| The
Terminal Movie Review
Afflicted with a chronic, and
ultimately fatal, attack of the cutes, Steven Spielberg's
The Terminal is his slightest film to date.
Though undoubtedly imbued
with the master craftsman touch, he and Tom Hanks have
made a Roberto Benigni movie without Roberto Benigni.
The "funny foreigner makes me laugh" shtick
is what comes across here instead of the "fish-out-of-water
and starting to evolve" story they attempted to
make. Hanks plays the funny foreigner, Victor Navorski,
who finds himself without a country, and trapped inside
the confines of John F. Kennedy International Airport,
when his Eastern European homeland of Krakoshia experiences
a military coup. Since the US doesn't recognize the
current regime it can't recognize Victor's status, thus
he can't leave the airport or he'll risk being deported.
Particularly damaging,
right off to the film, is Spielberg's inability to make
any of this plausible to us. First off--and it's minor
but it adds up--we see the airport's Homeland Security
officer, Frank Dixon (the ever-great Stanley Tucci),
fingering a group of Chinese tourists as smugglers.
The tourists do indeed seem to be hiding something for
they take off like madmen, dashing through the airport.

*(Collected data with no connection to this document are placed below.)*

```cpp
struct ConvLayer {
  std::string name;
  int cin = 0, cout = 0, H = 0, W = 0;
  bool pool_after = false;
  bool have_w = false, have_b = false;
  DevBuf w_fwd;
  DevBuf w_fwd_a;
  DevBuf w_fwd_zs;
  DevBuf w_fwd_as;
  DevBuf w_fwd_h;
// ... 566 lines not shown
          hipLaunchKernelGGL(gate_kernel, dim3(stream_grid(n / 4)), dim3(256), 0, side,
                             reinterpret_cast<const f32x4*>(keep_acts ? L.Akeep.as<float>() : L.G.as<float>()),
                             reinterpret_cast<const f32x4*>(bufZ.as<float>()), L.G.as<f32x4>(), n / 4);
        LRP_HIP_CHECK(hipGetLastError());
      }
      LRP_HIP_CHECK(hipEventRecord(ev_gates, side));
      gates_pending = true;
    }
    encoded = B;
    features_only = false;
    return LRP_OK;
  }

  int full_gate(int li, hipStream_t st) {
    ConvLayer& L = layers[li];
    if (!L.pool_after || L.gfull_epoch == encode_epoch) return LRP_OK;
    if (!L.Gc.p || L.gc_epoch != encode_epoch) return fail(LRP_ERR_STATE, "no pool gate of layer %d for this encode", li);
    const size_t n8 = (size_t)encoded * (L.H / 2) * (L.W / 2) * (L.cout / 8);
    hipLaunchKernelGGL(pool_gate_expand_kernel, dim3(stream_grid(n8)), dim3(256), 0, st, L.Gc.as<float>(), L.Gpos.as<unsigned char>(),
                       L.G.as<float>(), encoded, L.H, L.W, L.cout);
    LRP_HIP_CHECK(hipGetLastError());
    L.gfull_epoch = encode_epoch;
    return LRP_OK;
  }

  int explain(int n, const int* row2img_dev, const float* R_feat_dev, float* R_img_dev, hipStream_t st, int walk = 0,
              const std::function<int(int, const float*)>* layer_hook = nullptr) {
    const int* r2i_host = row2img_host;
    row2img_host = nullptr;
    if (n < 1 || n > max_tokens) return fail(LRP_ERR_INVALID, "n=%d outside [1,%d]", n, max_tokens);
    if (walk < 0 || walk > 3) return fail(LRP_ERR_INVALID, "unknown walk %d", walk);
    if (encoded < 1 || features_only) return fail(LRP_ERR_STATE, "lrp_encode_images must run before the CNN explain");
    if (gates_pending) LRP_HIP_CHECK(hipStreamWaitEvent(st, ev_gates, 0));
    const ConvLayer& T = layers.back();
    float* S = s0.as<float>();
    float* Snext = s1.as<float>();
    bool split = prec == PREC_BF16X3 && walk == 0;
    bool hook_split = prec == PREC_BF16X3 && walk == 1 && layer_hook != nullptr;
    for (const ConvLayer& L : layers)
      if (L.cout & 7) split = hook_split = false;
    for (size_t li = 1; li < layers.size(); ++li)
      if (!layers[li].w_bwd_full_s.p) hook_split = false;
    const bool f16 = split && walk_f16 && img_fused();
    if (f16) {
      const size_t cnt = (layers.size() + 1) * (size_t)max_tokens;
      if (!tok_exp.p) {
        int64_t dummy = 0;
        LRP_TRY(tok_exp.alloc(cnt * sizeof(int), &dummy));
        LRP_TRY(tok_max.alloc(cnt * sizeof(unsigned), &dummy));
        LRP_TRY(tok_fac.alloc((size_t)max_tokens * sizeof(float), &dummy));
      }
      LRP_HIP_CHECK(hipMemsetAsync(tok_max.p, 0, cnt * sizeof(unsigned), st));
    }
    auto lev_exp = [&](int lev) { return tok_exp.as<int>() + (size_t)lev * max_tokens; };
    auto lev_max = [&](int lev) { return tok_max.as<unsigned>() + (size_t)lev * max_tokens; };
    const int run_prec = f16 ? PREC_F16X2 : (split || hook_split) ? PREC_BF16X3 : PREC_FP32;
    if (walk != 0) {
      const size_t per4 = T.act_elems() / 4;
      hipLaunchKernelGGL(grad_top_kernel, dim3(stream_grid((size_t)n * per4)), dim3(256), 0, st,
                         reinterpret_cast<const f32x4*>(R_feat_dev), feat.as<f32x4>(), row2img_dev,
                         reinterpret_cast<f32x4*>(S), n, per4, walk == 3 ? 1 : 0);
      LRP_HIP_CHECK(hipGetLastError());
    } else if (f16) {
      const int top = (int)layers.size() - 1;
      hipLaunchKernelGGL(top_divide_f16_kernel, dim3(n), dim3(256), 0, st, R_feat_dev, ztop.as<float>(), row2img_dev, S,
                         T.act_elems() / 8, lev_exp(top), lev_max(top));
      LRP_HIP_CHECK(hipGetLastError());
    } else if (split) {
      const size_t per8 = T.act_elems() / 8;
      hipLaunchKernelGGL(top_divide_split_kernel, dim3(stream_grid((size_t)n * per8)), dim3(256), 0, st, R_feat_dev,
                         ztop.as<float>(), row2img_dev, S, n, per8);
      LRP_HIP_CHECK(hipGetLastError());
    } else {
      const size_t per4 = T.act_elems() / 4;
      hipLaunchKernelGGL(top_divide_kernel, dim3(stream_grid((size_t)n * per4)), dim3(256), 0, st,
                         reinterpret_cast<const f32x4*>(R_feat_dev), ztop.as<f32x4>(), row2img_dev,
                         reinterpret_cast<f32x4*>(S), n, per4);
      LRP_HIP_CHECK(hipGetLastError());
    }
    const bool up2_on = sw().up2_compact != 0;
    bool pairs_in = false;
    int fold_tw = 0, fold_th = 0;
    const bool fold_on = sw().img_fold != 0;
    auto writes_pairs = [&](int li) {
      const ConvLayer& P = layers[li - 1];
      if (!P.pool_after || !up2_on || !split || f16 || walk != 0 || layer_hook || li < 2 || (P.cout & 7) || !P.Gc.p ||
          P.gc_epoch != encode_epoch)
        return false;
      const bool cons_fold = li == 2 && fold_on && img_fused() && !layers[0].pool_after && P.cin == 64 && conv_cinp(P.cout) <= 64 &&
                             layers[0].w_bwd_s.p != nullptr && conv_takes_breg(P.cin, P.H, P.W, P.w_bwd_frag.p != nullptr);
      return cons_fold || conv_takes_pw(P.cin, n, P.H, P.W);
    };
    for (int li = (int)layers.size() - 1; li >= 0; --li) {
      const ConvLayer& L = layers[li];
      if (layer_hook) {
        LRP_TRY((*layer_hook)(li, S));
        if (li == 0) return LRP_OK;
      }
      ConvArgs ca{};
      ca.in = S; ca.NB = n; ca.H = L.H; ca.W = L.W; ca.Cin = L.cout; ca.CinP = conv_cinp(L.cout); ca.taps = 9;
      if (hook_split) {
        const size_t n8 = (size_t)n * L.act_elems() / 8;
        hipLaunchKernelGGL(split_copy_kernel, dim3(stream_grid(n8)), dim3(256), 0, st, S, bufXs.as<float>(), n8);
        LRP_HIP_CHECK(hipGetLastError());
        ca.in = bufXs.as<float>();
        ca.out_plain = 1;
      }
      ca.wpk = hook_split ? L.w_bwd_full_s.as<float>() : walk != 0 ? L.w_bwd_full.as<float>() : f16 ? L.w_bwd_h.as<float>()
               : split ? L.w_bwd_s.as<float>() : L.w_bwd.as<float>();
      ca.wpk_frag = f16 ? L.w_bwd_frag_h.as<float>() : (split && walk == 0) ? L.w_bwd_frag.as<float>() : nullptr;
      if (f16) {
        hipLaunchKernelGGL(tok_scale_kernel, dim3((n + 255) / 256), dim3(256), 0, st, lev_max(li), lev_exp(li),
                           L.wbs.as<float>(), tok_fac.as<float>(), li > 0 ? lev_exp(li - 1) : (int*)nullptr,
                           n, li == 0 ? 1 : 0);
        LRP_HIP_CHECK(hipGetLastError());
        ca.tok_fac = tok_fac.as<float>();
        if (li > 0) ca.tok_max_out = lev_max(li - 1);
      }
      ca.row2img = row2img_dev;
      ca.order = L.order.get(); ca.row2img_host = r2i_host;
      ca.gate_binary = walk != 0; ca.relu_out = walk == 3;
      int epi;
      if (li == 0 && img_fused()) {
        ca.taps = 1; ca.N = IMG_T_COLS; ca.out = R_img_dev; ca.ximg = images.as<float>();
        ca.img_mode = walk == 0 ? 0 : walk == 2 ? 2 : 1;
        epi = EPI_IMG_STENCIL;
      } else if (li == 0) {
        ca.NB = n * L.H * L.W; ca.H = 1; ca.W = 1; ca.taps = 1;
        ca.N = IMG_T_COLS; ca.out = Snext; epi = EPI_STORE;
      } else {
        const ConvLayer& P = layers[li - 1];
        ca.N = L.cin; ca.aux = P.G.as<float>(); ca.out = Snext;
        epi = P.pool_after ? EPI_MUL_UP2 : EPI_MUL;
        if (li == 1 && fold_on && split && !f16 && walk == 0 && !layer_hook && img_fused() && !P.pool_after && L.cin == 64 &&
            P.w_bwd_s.p && conv_takes_breg(L.cin, L.H, L.W, L.w_bwd_frag.p != nullptr)) {
          int hr_ = 0;
          (void)conv_halo_geom(128, L.H, L.W, fold_tw, fold_th, hr_);
          ca.img_w = P.w_bwd_s.as<float>(); ca.img_part = Snext; ca.out = nullptr;
        }
        if (pairs_in && sw().sparse_pool && L.w_sp.p && L.idx_epoch == encode_epoch && !P.pool_after && split && !f16 && walk == 0 &&
            !layer_hook && sp_scp.p) {
          const int Hp = L.H / 2, Wp = L.W / 2;
          const size_t n_sets = (size_t)n * Hp * Wp * (L.cout / 8);
          ProfileRec pr{};
          if (profile) { (void)hipEventCreate(&pr.e0); (void)hipEventCreate(&pr.e1); (void)hipEventRecord(pr.e0, st); }
          hipLaunchKernelGGL(conv_sparse_relayout_kernel, dim3(stream_grid(n_sets)), dim3(256), 0, st, S, sp_scp.as<float>(), n_sets, Hp * Wp, L.cout);
          LRP_HIP_CHECK(hipGetLastError());
          SparseArgs sa{};
          sa.sc = sp_scp.as<float>(); sa.idxp = L.idxp.as<unsigned>(); sa.wsp = L.w_sp.as<float>(); sa.gate = P.G.as<float>(); sa.out = Snext;
          sa.row2img = row2img_dev; sa.NB = n; sa.Hp = Hp; sa.Wp = Wp; sa.C = L.cout; sa.N = L.cin;
          LRP_HIP_CHECK(conv_sparse_launch(sa, st));
          if (profile) {
            (void)hipEventRecord(pr.e1, st);
            pr.flop = 2.0 * (double)n * L.H * L.W * 9.0 * L.cout * L.cin;
            prof.push_back(pr);
          }
          pairs_in = false;
          float* t = S; S = Snext; Snext = t;
          continue;
        }
        if (pairs_in) {
          ca.up2_src = S; ca.up2_pairs = 1; ca.up2_gpos = L.Gpos.as<unsigned char>();
          pairs_in = false;
        }
        if (writes_pairs(li)) {
          epi = EPI_MUL; ca.aux = P.Gc.as<float>();
          pairs_in = true;
        }
      }
      ProfileRec pr{};
      if (profile) {
        (void)hipEventCreate(&pr.e0); (void)hipEventCreate(&pr.e1);
        (void)hipEventRecord(pr.e0, st);
      }
      const int terms = f16 && two_term(li) ? 5 : 7;
      if (epi == EPI_MUL_UP2) LRP_TRY(full_gate(li - 1, st));
      LRP_HIP_CHECK(conv_launch(epi, ca, st, run_prec, terms));
      if (profile) {
        (void)hipEventRecord(pr.e1, st);
        pr.flop = 2.0 * (double)n * L.H * L.W * 9.0 * L.cout * (li == 0 ? 6 : L.cin);
        prof.push_back(pr);
      }
      if (ca.img_part) {
        const ConvLayer& L0 = layers[0];
        ProfileRec p2{};
        if (profile) {
          (void)hipEventCreate(&p2.e0); (void)hipEventCreate(&p2.e1);
          (void)hipEventRecord(p2.e0, st);
        }
        hipLaunchKernelGGL(img_partial_sum_kernel, dim3(stream_grid((size_t)n * L0.H * L0.W)), dim3(256), 0, st, ca.img_part, images.as<float>(),
                           row2img_dev, R_img_dev, n, L0.H, L0.W, fold_th, fold_tw, (L0.W + fold_tw - 1) / fold_tw, 0);
        LRP_HIP_CHECK(hipGetLastError());
        if (profile) {
          (void)hipEventRecord(p2.e1, st);
          p2.flop = 2.0 * (double)n * L0.H * L0.W * 9.0 * L0.cout * 6;
          prof.push_back(p2);
        }
        return LRP_OK;
      }
      float* t = S; S = Snext; Snext = t;
    }
    if (!img_fused()) {
      const ConvLayer& L0 = layers[0];
      hipLaunchKernelGGL(img_stencil_kernel, dim3(stream_grid((size_t)n * L0.H * L0.W)), dim3(256), 0, st, S,
                         images.as<float>(), row2img_dev, R_img_dev, n, L0.H, L0.W, walk == 0 ? 0 : walk == 2 ? 2 : 1);
      LRP_HIP_CHECK(hipGetLastError());
    }
    return LRP_OK;
  }

  int profile_records(int cap, double* ms_out, double* flop_out, int* n_out) {
    int k = 0;
    for (ProfileRec& p : prof) {
      float t = 0.f;
      const bool ok = hipEventSynchronize(p.e1) == hipSuccess && hipEventElapsedTime(&t, p.e0, p.e1) == hipSuccess;
      if (ok && k < cap) { ms_out[k] = t; flop_out[k] = p.flop; ++k; }
      (void)hipEventDestroy(p.e0); (void)hipEventDestroy(p.e1);
    }
    prof.clear();
    *n_out = k;
    return LRP_OK;
  }

  int profile_query(int64_t* launches, double* ms, double* flop) {
// ... 16 lines not shown
```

Navorski is sitting on a bench when he's approached
by Dixon's right-hand guard, Ray Thurman (Barry Shabaka
Henley) and asked to come with him. In the background
a few of the Chinese tourists are still seen bolting
along in the background. Thurman does nothing. Right
there he is no longer a security officer, he's just
an actor playing one and no more serious about this
than we should be.
That throw-away joke
is just one of a series (look for a juggling waiter
later) that Spielberg allows, probably instigated, and
his inability to walk away from that easy mark irreparably
harms the whole of the film. There was a time when Spielberg
built our confidence and stashed our credibility until
the end, when he'd cash in on it in spectacular, and
satisfactory fashion. But in his recent films, Catch
Me If You Can (Hanks's Carl Hanratty pulls out the lone
red sock that turned his wash load pink) and Minority
Report (the jet pack cooks the hamburgers on the grill),
he keeps returning to us like a teenager at an ATM machine.
What follows is just
as damaging. It's a long talking head sequence where
Dixon explains to Victor why his passport has been confiscated,
and why he can't leave the international confines of
the airport, even though it's well established halfway
through the conversation that Navorski can't understand
English. Thurman gets in the act too, throwing in further
points of clarification. Spielberg wants to make the
point that the bureaucratic system has them so ingrained
with procedure that they continue on in the exposition
even though they're relatively aware that Navorski doesn't
understand a word they're saying. He does, however,
seem to get the notion that he can't leave the airport,
though I'm hard pressed to say how.
Where the film does
shine are the sequences that probably attracted these
two in the first place, a kind of Cast Away survival
story within the confines of a very civilized environment.
Viktor learns that returning carts will earn him quarters
and soon becomes the airport's unofficial cart shepherd.
He gets a construction job after building a beautiful
cornice. He helps a fellow airport employee, Enrique
Cruz (Diego Luna), woo a customs official (Zoë
Saldana). He earns the respect of the airport staff
by defusing a potentially dangerous situation with an
upset immigrant. It's very winning and told straight.
The rest of it, however,
is not so straight, and, frankly, provides the kind
of sentimentality that hasn't been this obvious (with
the same level of talent involved) since Patch Adams.
Navorski falls for a gorgeous and incredibly unstable
airline stewardess, played by the getting-prettier-by-the-minute
Catherine Zeta-Jones, which causes slipping and silliness.
A sub-plot with a mysterious can of Planters peanuts
and Navorski's real reason for coming to America have
no heft after all the shenanigans and rim-shots.
But the real prat-fall
here is Spielberg's. I don't care if we have to get
through this middling fare as long as he's working,
keeping fit, trying new things. He'll get back up again.
And something he learned making The Terminal will make
the cinema the richer, even if it isn't the film itself.